Catatan lain menyatakan bahwa Majapahit tidak runtuh oleh serangan dari kerajaan Demak Bintoro, melainkan mengalami pengeroposan dari dalam pemerintahannya. Ada beberapa sebab yang membuat Majapahit goyah, antara lain :
Seringnya terjadi bencana alam, Canggu sebagai pelabuhan terbesar Majapahit, rusak fatal diterpa bencana alam (James Nash; 1932).
Perang Paregreg merupakan perebutan kekuasaan yang berakibat kondisi ekonomi kacau, jurang kaya miskin melebar dan sering terjadi kerusuhan anarkis karena meruncingnya perbedaan paham kepercayaan. (DR. HJ. de Graaf; Java in the 14th Century, 1960).

Berita dari China, menyatakan bahwa roda pemerintahan Majapahit (Raja Girindrawardhana 1486 - 1527 M) sudah dibawah pengaruh Kesultanan Demak Bintoro.

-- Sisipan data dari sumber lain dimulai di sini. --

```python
# ... 38 lines not shown
    "rx_instnorm_stats_mask": (c_int, [c_void_p, c_void_p, c_int, c_void_p]),
    "rx_instnorm_fwd": (c_int, [c_int, _P, c_float, c_void_p, _P, _P, c_float, c_void_p, c_size_t, c_void_p]),
    "rx_instnorm_act_bwd": (c_int, [c_int, _P, _P, c_void_p, _P, c_float, _P, _P, c_int, c_void_p, c_size_t,
                                    c_void_p]),
    "rx_instnorm_act_bwd_res": (c_int, [c_int, _P, _P, c_void_p, _P, c_float, _P, I3, _P, _P, c_void_p, c_size_t, c_void_p]),
    "rx_se_workspace": (c_size_t, [_P]),
    "rx_se_gate_fwd": (c_int, [c_int, _P, c_void_p, c_void_p, _PSE, c_void_p, c_void_p, c_void_p, c_void_p, c_void_p, c_size_t,
                               c_void_p]),
    "rx_instnorm_gate_act_fwd": (c_int, [c_int, _P, c_void_p, c_void_p, c_int, _P, _P, c_float, c_void_p]),
    "rx_se_gate_bwd": (c_int, [c_int, _P, _P, c_void_p, _P, c_float, c_void_p, _PSE, c_void_p, c_void_p, c_void_p, c_void_p,
                               c_void_p, c_void_p, c_void_p, c_void_p, c_void_p, c_void_p, c_void_p, c_size_t, c_void_p]),
    "rx_instnorm_gate_act_bwd": (c_int, [c_int, _P, _P, c_void_p, _P, c_float, c_void_p, c_void_p, c_void_p, c_int, _P, _P,
                                         c_int, c_void_p]),
    "rx_avgpool_fwd": (c_int, [c_int, _P, _P, I3, c_void_p]),
    "rx_instnorm_act_pool_fwd": (c_int, [c_int, _P, c_void_p, _P, _P, _P, I3, c_float, c_void_p]),
    "rx_avgpool_bwd": (c_int, [c_int, _P, _P, I3, c_int, c_void_p]),
    "rx_stem_conv_fwd": (c_int, [c_int, c_void_p, c_int, c_int, c_int, c_int, c_int, c_void_p, c_void_p, _P, I3,
                                 c_void_p]),
    "rx_stem_conv_fwd_stats": (c_int, [c_int, c_void_p, c_int, c_int, c_int, c_int, c_int, c_void_p, c_void_p, _P, I3,
                                       c_float, c_void_p, c_void_p, c_size_t, c_void_p]),
    "rx_stem_conv_bwd_weight_workspace": (c_size_t, [c_int, c_int, c_int]),
    "rx_stem_conv_bwd_weight": (c_int, [c_int, c_void_p, c_int, c_int, c_int, c_int, c_int, _P, c_void_p, I3,
                                        c_void_p, c_size_t, c_void_p]),
    "rx_head_fwd": (c_int, [c_int, _P, c_void_p, c_void_p, c_int, c_void_p, c_int, c_void_p]),
    "rx_head_bwd_workspace": (c_size_t, [_P, c_int]),
    "rx_instnorm_act_head_fwd": (c_int, [c_int, _P, c_void_p, _P, c_float, c_void_p, c_void_p, c_int, c_void_p, c_int, c_void_p]),
    "rx_instnorm_act_bwd_head": (c_int, [c_int, c_void_p, c_int, c_void_p, _P, c_void_p, c_float, _P, c_void_p, c_void_p, c_void_p, c_size_t,
                                         c_void_p]),
    "rx_grad_norm_clip_partials": (ctypes.c_long, [c_int, c_void_p]),
    "rx_grad_norm_clip": (c_int, [c_int, c_void_p, c_void_p, c_float, c_void_p, ctypes.c_long, c_void_p, c_void_p]),
    "rx_head_bwd": (c_int, [c_int, c_void_p, _P, c_void_p, c_int, _P, c_void_p, c_void_p, c_void_p, c_size_t,
                            c_void_p]),
    "rx_channel_sum_workspace": (c_size_t, [_P]),
    "rx_channel_sum": (c_int, [c_int, _P, c_void_p, c_void_p, c_size_t, c_void_p]),
    "rx_loss_workspace": (c_size_t, [c_int, c_int, c_long]),
    "rx_bce_dice_loss_fwd": (c_int, [c_void_p, c_void_p, c_int, c_int, c_long, c_float, c_float, c_float, c_float, c_void_p,
                                     c_void_p, c_void_p, c_size_t, c_void_p]),
    "rx_bce_dice_loss_bwd": (c_int, [c_void_p, c_void_p, c_int, c_int, c_long, c_float, c_float, c_float, c_void_p, c_void_p,
                                     c_void_p, c_void_p]),
    "rx_masked_cosine_loss_fwd": (c_int, [c_void_p, c_void_p, c_int, c_int, c_long, c_void_p, c_void_p, c_void_p, c_size_t,
                                          c_void_p]),
    "rx_masked_cosine_loss_bwd": (c_int, [c_void_p, c_void_p, c_int, c_int, c_long, c_void_p, c_void_p, c_void_p, c_void_p]),
    "rx_adamw_pack": (c_int, [c_int, c_void_p, c_void_p, c_void_p, c_void_p, c_void_p, c_double, c_double, c_double, c_double, c_double,
                              c_int, c_int, c_int, c_int, c_int, c_void_p, c_void_p, c_void_p]),
    "rx_adamw_flat_multi": (c_int, [c_int, c_void_p, c_void_p, c_void_p, c_void_p, c_void_p, c_void_p, c_double, c_double, c_double,
                                    c_double, c_double, c_int, c_void_p]),
# ... 80 lines not shown
```

multi-task-3d-resencoder-unet_amd/engine/ops.py:

```python
from ctypes import byref, c_void_p

import numpy as np
import torch

from . import lib as _l
from .lib import I3, RxAct, check, load, stream_ptr

_WS = {}
_PROF = None


def set_profiler(p):
    global _PROF
    _PROF = p


class LaunchProfiler:

    def __init__(self):
        self.pending = []
        self.groups = {}
        self.pending_hbm = []
        self.hbm = {}

# ... 450 lines not shown

def stem_conv_fwd(x_ncdhw, w, bias, out, kernel):
    n, cin, z, y, x = x_ncdhw.shape
    assert x_ncdhw.dtype == torch.float32 and x_ncdhw.is_contiguous()
    check(load().rx_stem_conv_fwd(_code(out.dtype), _ptr(x_ncdhw), n, cin, z, y, x, _ptr(w), _ptr(bias),
                                  byref(out.desc()), I3(*kernel), stream_ptr()), "rx_stem_conv_fwd")


def stem_conv_fwd_stats(x_ncdhw, w, bias, out, kernel, stats, eps=1e-5, ws=None):
    n, cin, z, y, x = x_ncdhw.shape
    assert x_ncdhw.dtype == torch.float32 and x_ncdhw.is_contiguous()
    ws = workspace() if ws is None else ws
    check(load().rx_stem_conv_fwd_stats(_code(out.dtype), _ptr(x_ncdhw), n, cin, z, y, x, _ptr(w), _ptr(bias),
                                        byref(out.desc()), I3(*kernel), float(eps), _ptr(stats), *_ws_args(ws), stream_ptr()),
          "rx_stem_conv_fwd_stats")


def stem_conv_bwd_weight(x_ncdhw, dy, dw, kernel, ws=None):
    n, cin, z, y, x = x_ncdhw.shape
    need = load().rx_stem_conv_bwd_weight_workspace(cin, dy.c, 27)
    ws = workspace(need) if ws is None else ws
    check(load().rx_stem_conv_bwd_weight(_code(dy.dtype), _ptr(x_ncdhw), n, cin, z, y, x, byref(dy.desc()), _ptr(dw),
                                         I3(*kernel), *_ws_args(ws), stream_ptr()), "rx_stem_conv_bwd_weight")


def head_fwd(x, w, b, out_ncdhw, act=_l.RX_ACT_NONE):
    k = w.shape[0]
    check(load().rx_head_fwd(_code(x.dtype), byref(x.desc()), _ptr(w), _ptr(b), k, _ptr(out_ncdhw), int(act),
                             stream_ptr()), "rx_head_fwd")


def head_bwd(dout_ncdhw, x, w, dx, dw, db, ws=None):
    k = w.shape[0]
    need = load().rx_head_bwd_workspace(byref(x.desc()), k)
    ws = workspace(need) if ws is None else ws
    check(load().rx_head_bwd(_code(x.dtype), _ptr(dout_ncdhw), byref(x.desc()), _ptr(w), k,
                             byref(dx.desc()) if dx is not None else None, _ptr(dw), _ptr(db), *_ws_args(ws),
                             stream_ptr()), "rx_head_bwd")


def instnorm_act_head_fwd(y, stats, out, w, b, out_ncdhw, act, slope=0.01):
    check(load().rx_instnorm_act_head_fwd(_code(y.dtype), byref(y.desc()), _ptr(stats), byref(out.desc()) if out is not None else None,
                                          float(slope), _ptr(w), _ptr(b), w.shape[0], _ptr(out_ncdhw), int(act), stream_ptr()),
          "rx_instnorm_act_head_fwd")


# ... 153 lines not shown
se_gate_fwd = _hbm("se_gate_fwd(linesum+gate)", lambda y, *a, **k: _tb(y))(se_gate_fwd)
instnorm_gate_act_fwd = _hbm("in_gate_act_fwd", lambda y, stats, mult, keep_x, out, slope=0.01, residual=None:
                             _tb(y) + _tb(out) + _tb(residual))(instnorm_gate_act_fwd)
se_gate_bwd = _hbm("se_gate_bwd(linesums+gate)", lambda g, y, stats, out, *a, **k: _tb(g) + _tb(y) + _tb(out))(se_gate_bwd)
instnorm_gate_act_bwd = _hbm("in_gate_act_bwd",
                             lambda g, y, stats, out, slope, mult, dadd, m12, keep_x, dy, d_residual=None, accumulate_residual=False:
                             _bwd_bytes(g, y, out, dy, d_residual, accumulate_residual))(instnorm_gate_act_bwd)
avgpool_fwd = _hbm("avgpool_fwd", lambda x, y, stride: _tb(x) + _tb(y))(avgpool_fwd)
instnorm_act_pool_fwd = _hbm("in_act_pool_fwd", lambda y, stats, out, pooled, stride, slope=0.01, residual=None:
                             _tb(y) + _tb(out) + _tb(pooled) + _tb(residual))(instnorm_act_pool_fwd)
avgpool_bwd = _hbm("avgpool_bwd", lambda dy, dx, stride, accumulate=False: _tb(dy) + _tb(dx) * (2 if accumulate else 1))(avgpool_bwd)
head_fwd = _hbm("head_fwd", lambda x, w, b, out_ncdhw, act=0: _tb(x) + out_ncdhw.numel() * 4)(head_fwd)
head_bwd = _hbm("head_bwd", lambda dout_ncdhw, x, w, dx, dw, db, ws=None: dout_ncdhw.numel() * 4 + _tb(x) + _tb(dx))(head_bwd)
instnorm_act_head_fwd = _hbm("in_act_head_fwd", lambda y, stats, out, w, b, out_ncdhw, act, slope=0.01:
                             _tb(y) + _tb(out) + out_ncdhw.numel() * 4)(instnorm_act_head_fwd)
instnorm_act_bwd_head = _hbm("in_act_bwd_head(colreduce+apply)", lambda dout_ncdhw, w, y, stats, dy, slope=0.01, ws=None, dw=None, db=None:
                             dout_ncdhw.numel() * 4 + _tb(y) + _tb(dy))(instnorm_act_bwd_head)
channel_sum = _hbm("channel_sum", lambda x, out, ws=None: _tb(x))(channel_sum)
pack_conv_weight = _hbm("pack", _pack_bytes)(pack_conv_weight)
pack_convT_weight = _hbm("pack", _pack_bytes)(pack_convT_weight)
stem_conv_fwd = _hbm("stem_conv_fwd", lambda x_ncdhw, w, bias, out, kernel: x_ncdhw.numel() * 4 + _tb(out))(stem_conv_fwd)
stem_conv_fwd_stats = _hbm("stem_conv_fwd", lambda x_ncdhw, w, bias, out, kernel, stats, eps=1e-5, ws=None: x_ncdhw.numel() * 4 + _tb(out))(stem_conv_fwd_stats)
stem_conv_bwd_weight = _hbm("stem_conv_bwd_weight", lambda x_ncdhw, dy, dw, kernel, ws=None: x_ncdhw.numel() * 4 + _tb(dy))(stem_conv_bwd_weight)
convT3d_fwd = _hbm("convT_fwd", lambda x, w_fwd, bias, y, stride, ws=None: _tb(x) + _tb(y))(convT3d_fwd)
convT3d_bwd_data = _hbm("convT_bwd_data", lambda dy, w_bwd, dx, stride, accumulate=False, ws=None:
                        _tb(dy) + _tb(dx) * (2 if accumulate else 1))(convT3d_bwd_data)
convT3d_bwd_weight = _hbm("convT_bwd_weight", lambda x, dy, dw, stride, ws=None: _tb(x) + _tb(dy))(convT3d_bwd_weight)
```

multi-task-3d-resencoder-unet_amd/engine/plan.py:

```python
from dataclasses import dataclass, field
from typing import Callable, Dict, List, Optional

import os

import torch
from torch import nn

from . import lib as _l
from . import ops
from .ops import Act


class UnsupportedConfig(NotImplementedError):
    pass


_SIDE_STREAMS: Dict[str, "torch.cuda.Stream"] = {}
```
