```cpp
__global__ __launch_bounds__(256) void mark_tiles_kernel(BrightArgs a)
{
    __shared__ uint16_t s_list[4][1024];
    __shared__ uint32_t s_tab[4][32][6];
    const int lane = threadIdx.x & 63, wv = threadIdx.x >> 6;
    const int wpi = (a.hot_words + 255) >> 8;
    const int n_cells = ((a.W + 7) >> 3) * ((a.H + 7) >> 3);
    for (long long piece = (long long)blockIdx.x * 4 + wv; piece < (long long)wpi * a.n_images; piece += (long long)gridDim.x * 4) {
    const int image = (int)(piece / wpi), wave_word0 = (int)(piece - (long long)image * wpi) * 256;
    uint32_t* __restrict__ hm = a.hotmap + (size_t)image * a.hot_words;
    uint32_t wk[4];
#pragma unroll
    for (int k = 0; k < 4; k++) {
        const int wi = wave_word0 + 64 * k + lane;
        wk[k] = wi < a.hot_words ? hm[wi] : 0u;
    }
    if (__ballot((wk[0] | wk[1] | wk[2] | wk[3]) != 0u) == 0ull) continue;
#pragma unroll
    for (int k = 0; k < 4; k++)
        if (wk[k] != 0u) hm[wave_word0 + 64 * k + lane] = 0u;
    uint32_t (*tab)[6] = s_tab[wv];
    if (lane < 32) { tab[lane][0] = 0xffffffffu; tab[lane][1] = 0xffffffffu; tab[lane][2] = 0u; tab[lane][3] = 0xffffffffu; tab[lane][4] = 0u; tab[lane][5] = 0u; }
    const int slot = image % a.cam_mod;
    const uint2* __restrict__ reach = a.reach + (size_t)slot * n_cells;
    const uint8_t* __restrict__ cflags = a.cflags + (size_t)slot * n_cells;
    uint32_t* __restrict__ rows = a.tile_rows + (size_t)image * a.n_chunks * a.n_strips * 4;
    uint32_t* __restrict__ cols = a.tile_cols + (size_t)image * a.n_chunks * a.n_strips;
    auto widen = [&](int t, uint32_t ya, uint32_t yb, uint32_t xa, uint32_t xb, uint32_t m) __attribute__((always_inline)) {
        const uint4 cur = *(const uint4*)(rows + 4 * t);
        const uint32_t have = cols[t];
        if (!(cur.x <= ya && cur.y >= yb && cur.z <= xa && cur.w >= xb)) {
            atomicMin(&rows[4 * t], ya);
            atomicMax(&rows[4 * t + 1], yb);
            atomicMin(&rows[4 * t + 2], xa);
            atomicMax(&rows[4 * t + 3], xb);
        }
        if ((have & m) != m) atomicOr(&cols[t], m);
    };
#pragma unroll 1
    for (int k = 0; k < 4; k++) {
        const uint32_t w = k == 0 ? wk[0] : (k == 1 ? wk[1] : (k == 2 ? wk[2] : wk[3]));
        const uint32_t nz = (w | (w >> 1)) & 0x55555555u;
        const int cnt = __popc(nz);
        if (__ballot(cnt != 0) == 0ull) continue;
        const int word0 = wave_word0 + 64 * k;
        int incl = cnt;
#pragma unroll
        for (int d = 1; d < 64; d <<= 1) {
            const int o = __shfl_up(incl, d);
            if (lane >= d) incl += o;
        }
        const int total = __builtin_amdgcn_readlane(incl, 63);
        int at = incl - cnt;
        for (uint32_t m = nz; m; m &= m - 1) {
            const int j2 = __ffs((int)m) - 1;
            s_list[wv][at++] = (uint16_t)((lane << 6) | (j2 << 1) | ((w >> j2) & 3u));
        }
        __builtin_amdgcn_s_waitcnt(0xc07f);
        __builtin_amdgcn_wave_barrier();
        for (int e0 = 0; e0 < total; e0 += 64) {
            const int e = e0 + lane;
            if (e < total) {
                const uint32_t v = s_list[wv][e];
                const int ci = 16 * (word0 + (int)(v >> 6)) + (int)((v >> 2) & 15u);
                if (ci < n_cells) {
                    const uint2 rc = reach[ci];
                    const int x0 = (int)(rc.x & 0xffffu), x1 = (int)(rc.x >> 16), y0 = (int)(rc.y & 0xffffu), y1 = (int)(rc.y >> 16);
                    if (x0 <= x1 && level_is_hot(v & 3u, cflags[ci])) {
                        const int xa = x0 - 4 > 0 ? x0 - 4 : 0, xb = x1 + 4 < a.W - 1 ? x1 + 4 : a.W - 1;
                        const int ya = y0 - 4 > 0 ? y0 - 4 : 0, yb = y1 + 4 < a.H - 1 ? y1 + 4 : a.H - 1;
                        const int ch0 = (int)(((uint32_t)ya * a.rows_magic) >> 23), ch1 = (int)(((uint32_t)yb * a.rows_magic) >> 23);
                        const int st0 = (int)(((uint32_t)xa * 34953u) >> 23), st1 = (int)(((uint32_t)xb * 34953u) >> 23);
                        for (int ch = ch0; ch <= ch1; ch++)
                            for (int st = st0; st <= st1; st++) {
                                const int t = ch * a.n_strips + st, q = t & 31;
                                const uint32_t m = tile_col_bits(st, xa, xb);
                                const uint32_t old = atomicCAS(&tab[q][0], 0xffffffffu, (uint32_t)t);
                                if (old == 0xffffffffu || old == (uint32_t)t) {
                                    atomicMin(&tab[q][1], (uint32_t)ya); atomicMax(&tab[q][2], (uint32_t)yb);
                                    atomicMin(&tab[q][3], (uint32_t)xa); atomicMax(&tab[q][4], (uint32_t)xb);
                                    atomicOr(&tab[q][5], m);
                                } else
                                    widen(t, (uint32_t)ya, (uint32_t)yb, (uint32_t)xa, (uint32_t)xb, m);
                            }
                    }
                }
            }
        }
        __builtin_amdgcn_s_waitcnt(0xc07f);
        __builtin_amdgcn_wave_barrier();
    }
    if (lane < 32 && tab[lane][0] != 0xffffffffu) widen((int)tab[lane][0], tab[lane][1], tab[lane][2], tab[lane][3], tab[lane][4], tab[lane][5]);
    __builtin_amdgcn_s_waitcnt(0xc07f);
    __builtin_amdgcn_wave_barrier();
    }
}

template <bool WIDE, bool FULL = false, bool MAP = true>
__global__ __launch_bounds__(256) void bright_cells_kernel(BrightArgs a)
{
    if (a.prio == 1) __builtin_amdgcn_s_setprio(1);
    else if (a.prio == 2) __builtin_amdgcn_s_setprio(2);
    else if (a.prio == 3) __builtin_amdgcn_s_setprio(3);
    const uint32_t total = (uint32_t)a.blocks_x * (uint32_t)a.slice_images;
    if (a.zero_counters && blockIdx.x == 0) a.zero_counters[threadIdx.x] = 0u;
    if (a.block_ctr == nullptr) {
        for (uint32_t vb = blockIdx.x; vb < total; vb += gridDim.x) {
            const uint32_t image = vb / (uint32_t)a.blocks_x;
            bright_cells_block<WIDE, FULL, MAP>(a, (int)(vb - image * (uint32_t)a.blocks_x), a.image0 + (int)image);
        }
    } else {
        __shared__ uint32_t s_next[2];
        constexpr uint32_t CH = 16;
        uint32_t v0 = blockIdx.x * CH;
        for (int it = 0; v0 < total; it++) {
            if (threadIdx.x == 0) s_next[it & 1] = gridDim.x * CH + atomicAdd(a.block_ctr, CH);
            for (uint32_t vb = v0; vb < v0 + CH && vb < total; vb++) {
                const uint32_t image = vb / (uint32_t)a.blocks_x;
                bright_cells_block<WIDE, FULL, MAP>(a, (int)(vb - image * (uint32_t)a.blocks_x), a.image0 + (int)image);
            }
            __syncthreads();
            v0 = s_next[it & 1];
        }
    }
    if (a.mask_words) {
        const size_t nthreads = (size_t)gridDim.x * 256;
        const size_t g = (size_t)blockIdx.x * 256 + threadIdx.x;
        if (a.mask_aligned16) {
            const size_t quads = a.mask_words >> 2;
            for (size_t q = g; q < quads; q += nthreads) ((uint4*)a.mask)[q] = make_uint4(0u, 0u, 0u, 0u);
            if (g < (a.mask_words & 3)) a.mask[(quads << 2) + g] = 0u;
        } else {
            for (size_t q = g; q < a.mask_words; q += nthreads) a.mask[q] = 0u;
        }
    }
}

void launch_bright_cells(const BrightArgs& a_, hipStream_t s)
{
    BrightArgs a = a_;
    const int n = ((a.W + 7) >> 3) * ((a.H + 7) >> 3);
    a.blocks_x = a.wide ? (n / 2 + 255) / 256 : (n + 511) / 512;
    const int slices = a.slices > 1 ? (a.slices < a.n_images ? a.slices : a.n_images) : 1;
    const int per = (a.n_images + slices - 1) / slices;
    const size_t mask_words = a.mask_words;
    for (int i0 = 0; i0 < a.n_images; i0 += per) {
        a.image0 = i0;
        a.slice_images = a.n_images - i0 < per ? a.n_images - i0 : per;
        a.mask_words = i0 == 0 ? mask_words : 0;
        const long long total = (long long)a.blocks_x * a.slice_images;
        long long grid = total;
        uint32_t* const ctr = a_.block_ctr;
        a.block_ctr = nullptr;
        if (a.max_blocks > 0 && a.max_blocks < grid) {
            grid = a.max_blocks;
            a.block_ctr = ctr ? ctr + (i0 / per) : nullptr;
        }
        if (grid > 0x7fffffffLL) grid = 0x7fffffffLL;
        const dim3 g((unsigned)grid), b(256);
        if (a.hotmap) {
            if (a.wide && a.H % 8 == 0) hipLaunchKernelGGL((bright_cells_kernel<true, true, true>), g, b, 0, s, a);
            else if (a.wide) hipLaunchKernelGGL((bright_cells_kernel<true, false, true>), g, b, 0, s, a);
            else hipLaunchKernelGGL((bright_cells_kernel<false, false, true>), g, b, 0, s, a);
        } else {
            if (a.wide && a.H % 8 == 0) hipLaunchKernelGGL((bright_cells_kernel<true, true, false>), g, b, 0, s, a);
            else if (a.wide) hipLaunchKernelGGL((bright_cells_kernel<true, false, false>), g, b, 0, s, a);
            else hipLaunchKernelGGL((bright_cells_kernel<false, false, false>), g, b, 0, s, a);
        }
    }
}
int hot_map_words(int H, int W, int wide)
{
    const int n = ((W + 7) >> 3) * ((H + 7) >> 3);
    return 32 * (wide ? (n / 2 + 255) / 256 : (n + 511) / 512);
}
void launch_mark_tiles(const BrightArgs& a, hipStream_t s)
{
    long long grid = ((long long)((a.hot_words + 255) >> 8) * a.n_images + 3) / 4;
    if (a.mark_grid > 0 && a.mark_grid < grid) grid = a.mark_grid;
    hipLaunchKernelGGL(mark_tiles_kernel, dim3((unsigned)grid), dim3(256), 0, s, a);
}

}
```

### mocapv2_amd/csrc/blob_settle.hip

```cpp
#include <hip/hip_runtime.h>
#include <stdint.h>
#include "kernels.h"

namespace mocap {

namespace {
__device__ __forceinline__ int imin(int a, int b) { return a < b ? a : b; }
__device__ __forceinline__ int imax(int a, int b) { return a > b ? a : b; }
}

__device__ __forceinline__ void choose_split(int nb, int h, int& nx, int& ny)
{
    int best = 0x7fffffff;
    nx = 1; ny = 1;
    for (int cx = 1; cx <= 4; cx++) {
        const int pb = (nb + cx - 1) / cx, Q = 2 * pb + 2;
        if (Q > 64) continue;
        const int rpw = 64 / Q, mr = BOX_HCAP / Q - 8;
        if (mr < 1) continue;
        const int cy = (h + mr - 1) / mr;
        if (cx * cy > BOX_MAX_PARTS) continue;
        const int ph = (h + cy - 1) / cy;
        const int cost = cx * cy * ((ph + 8 + rpw - 1) / rpw + 8);
        if (cost < best) { best = cost; nx = cx; ny = cy; }
    }
}

namespace {

struct Rect { int x0, x1, y0, y1; };
constexpr uint4 NO_BOX = {0xffffffffu, 0u, 0xffffffffu, 0u};

struct TileOfThread { int image, chunk, strip; size_t idx; bool valid; };
__device__ __forceinline__ TileOfThread tile_of_thread(const BoxArgs& a, int n_all)
{
    const int steps_all = (n_all + a.cam_mod - 1) / a.cam_mod;
    const long long total = (long long)a.n_chunks * a.n_strips * a.cam_mod * steps_all;
    const long long i = (long long)blockIdx.x * 256 + threadIdx.x;
    TileOfThread t{0, 0, 0, 0, i < total};
    if (t.valid) {
        const int step = (int)(i % steps_all);
        const long long rest = i / steps_all;
        const int slot = (int)(rest % a.cam_mod), tile = (int)(rest / a.cam_mod);
        t.image = step * a.cam_mod + slot;
        t.chunk = tile / a.n_strips; t.strip = tile - t.chunk * a.n_strips;
        t.valid = t.chunk * a.rows_per_chunk < a.H;
    }
    t.idx = ((size_t)t.image * a.n_chunks + t.chunk) * a.n_strips + t.strip;
    return t;
}

__device__ __forceinline__ bool scan_box(const BoxArgs& a, const TileOfThread& t, bool valid, Rect& box)
{
    box = {0, a.W - 1, 0, a.H - 1};
    if (!valid || a.dense) return valid;
    const uint4 raw = *(const uint4*)(a.tile_rows + 4 * t.idx);
    if (raw.x > raw.y) return false;
    box = {(int)raw.z, (int)raw.w, (int)raw.x, (int)raw.y};
    return true;
}

__device__ __forceinline__ bool cluster_decision(const BoxArgs& a, const TileOfThread& t, Rect& cover, Rect& exact)
{
    const int c0 = t.chunk & ~1, s0 = t.strip & ~1;
    int n_marked = 0, first = -1;
    Rect u{0x7fffffff, -1, 0x7fffffff, -1};
    for (int k = 0; k < 4; k++) {
        const int cy = c0 + (k >> 1), sx = s0 + (k & 1);
        if (cy >= a.n_chunks || sx >= a.n_strips || cy * a.rows_per_chunk >= a.H) continue;
        const uint4 o = *(const uint4*)(a.tile_rows + 4 * (((size_t)t.image * a.n_chunks + cy) * a.n_strips + sx));
        if (o.x > o.y) continue;
        if (first < 0) first = k;
        n_marked++;
        u.y0 = imin(u.y0, (int)o.x); u.y1 = imax(u.y1, (int)o.y); u.x0 = imin(u.x0, (int)o.z); u.x1 = imax(u.x1, (int)o.w);
    }
    if (n_marked < 2) return true;
    const int bx_lo = 240 * s0, bx_hi = imin(240 * (s0 + 2) - 1, a.W - 1), by_lo = c0 * a.rows_per_chunk, by_hi = imin((c0 + 2) * a.rows_per_chunk, a.H) - 1;
    const Rect e{imax(u.x0, bx_lo) & ~7, imin(u.x1 | 7, bx_hi), imax(u.y0, by_lo), imin(u.y1, by_hi)};
    if (((e.x1 - e.x0 + 8) >> 3) > 13 || e.y1 - e.y0 + 1 > 100) return true;
    cover = e; exact = u;
    return first == ((t.chunk - c0) * 2 + (t.strip - s0));
}
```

Paham-paham kepercayaan yang berkembang dalam masyarakat membuat pertikaian tak kunjung padam. Kitab Salokantara karya Raden Patah (Djiemboen) diluncurkan sebagai panduan fikih Islam (ajaran akhlak Islam). Berita dari China itu mengatakan : Pangeran Djiemboen dari Demak menyebarkan ajaran kebaikan (Islam) dalam pepatah, berbunyi Siuw Chen Chung Chok. Arti Siuw = memperbaiki, Shen = sendi dan Chung Chok adalah agama atau ajaran yang menitik beratkan pada perbaikan akhlak pada diri manusia.

Majapahit disibukkan oleh pertikaian kepemimpinan, bencana alam, kelaparan dan wabah penyakit (pageblug). Sementara itu, Demak semakin perkasa mengadakan pembangunan dan memperkuat pertahanan yang dirancang untuk menangkal ancaman Portugis yang mulai mendekati gerbang Jawa. Banyak ahli mesiu dari Yunan Islam (Kunming-Tiongkok) didatangkan atas rekomendasi Aryo Damar seorang ahli mesiu, ayah tiri Raden Patah Djiemboen dan ayah kandung Raden Kusen, keturunan Yunan-Islam.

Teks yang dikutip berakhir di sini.